### Required work
On every line of the listing, check for "room"; copy the lines that have it.

### Records for the task
@@ -1626,6 +1640,25 @@
                 if (row >= n_rows) row = n_rows - 1;
                 if constexpr (WIDE) return ((const uint32_t __attribute__((address_space(1))) *)valid_v)[row >> 5];
                 else return valid[row >> 5];
+            };
+            uint32_t lane16 = (uint32_t)lane_pin * 16u, lane_w4 = ((uint32_t)lane_pin >> 5) * 4u, lane_bit = 1u << (lane_pin & 31);
+            if constexpr (HS > 0) asm volatile("" : "+v"(lane16), "+v"(lane_w4), "+v"(lane_bit));
+            auto load_block = [&](uint32_t r, uint32_t (&c)[CW], uint32_t &v) {
+                if constexpr (CW != 4 || ANNLITE_Q8_EXP == 3) {
+                    load_row(r + (uint32_t)lane, c);
+                    v = load_valid(r + (uint32_t)lane);
+                } else {
+                    const uint32_t last = n_rows - 1u;
+                    const uint32_t rb = r < last ? r : last, room = last - rb;
+                    const uint32_t lim16 = room < 64u ? room * 16u : 63u * 16u, limw = (room >> 5) != 0u ? 4u : 0u;
+                    unsigned long long cb = (unsigned long long)(uintptr_t)codes32 + (unsigned long long)rb * 16u;
+                    unsigned long long vb = (unsigned long long)(uintptr_t)valid + (unsigned long long)(rb >> 5) * 4u;
+                    asm("" : "+s"(cb), "+s"(vb));
+                    const uint32_t o16 = lane16 < lim16 ? lane16 : lim16, ow4 = lane_w4 < limw ? lane_w4 : limw;
+                    const u32x4 w = *(const u32x4 __attribute__((address_space(1))) *)(cb + o16);
+                    if (valid) v = *(const uint32_t __attribute__((address_space(1))) *)(vb + ow4);
+                    c[0] = w.x, c[1] = w.y, c[2] = w.z, c[3] = w.w;
+                }
             };
             uint32_t rs = 0;
             uint32_t n_slow = 0, n_push = 0;
@@ -1651,7 +1684,12 @@
                 const bool on = (uint32_t)lane < nb;
                 const uint32_t rid = ldsv<uint32_t>(sv_ad + 4u * ((sv_h + (on ? (uint32_t)lane : 0u)) & (uint32_t)(kSplitRing - 1)));
                 uint32_t cb[CW];
-                load_row(rid, cb);
+                if constexpr (CW != 4 || ANNLITE_Q8_EXP == 3) load_row(rid, cb);
+                else {
+                    const uint32_t rr = rid < s_end - 1u ? rid : s_end - 1u;
+                    const u32x4 w = *(const u32x4 __attribute__((address_space(1))) *)((const uint32_t __attribute__((address_space(1))) *)(uintptr_t)codes32 + (int64_t)rr * CW);
+                    cb[0] = w.x, cb[1] = w.y, cb[2] = w.z, cb[3] = w.w;
+                }
                 uint32_t sp = (uint32_t)s;
                 asm volatile("" : "+v"(sp));
                 const uint32_t r = (sp - rid) & 15u;
@@ -1688,6 +1726,67 @@
                     asm volatile("" ::"v"(cnext[0]), "v"(cnext[1]), "v"(cnext[2]), "v"(cnext[3]), "v"(vnext));
                     split_prefix(cnext);
                 }
+                auto split_step = [&](auto &cc, auto &cn, uint32_t &vc, uint32_t &vn) {
+                    const uint32_t row0 = blk_row(b_cur);
+                    asm volatile("" : "=v"(pend));
+                    if (lane == 0) pend = lds_add_u32(shq_v + (lds.blk_ctr() - lds.shq), lane_bit);
+                    load_block(blk_row(b_nxt), cn, vn);
+                    unsigned long long vmask = ~0ull;
+                    if (s_end - row0 < 64u) vmask = (1ull << (s_end - row0)) - 1ull;
+                    if (valid) vmask &= __ballot((vc & lane_bit) != 0u);
+                    u32x4 acc[2];
+                    const bool fb = split_head(vmask, row0, acc, cc, cn);
+                    if (fb || sv_c >= 64u) {
+                        if constexpr (BIAS) {
+                            if (fb) {
+#pragma unroll
+                                for (int h = 0; h < 2; ++h)
+#pragma unroll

### Task result
+                    const uint32_t rb = r < last ? r : last, room = last - rb;
+                    const uint32_t lim16 = room < 64u ? room * 16u : 63u * 16u, limw = (room >> 5) != 0u ? 4u : 0u;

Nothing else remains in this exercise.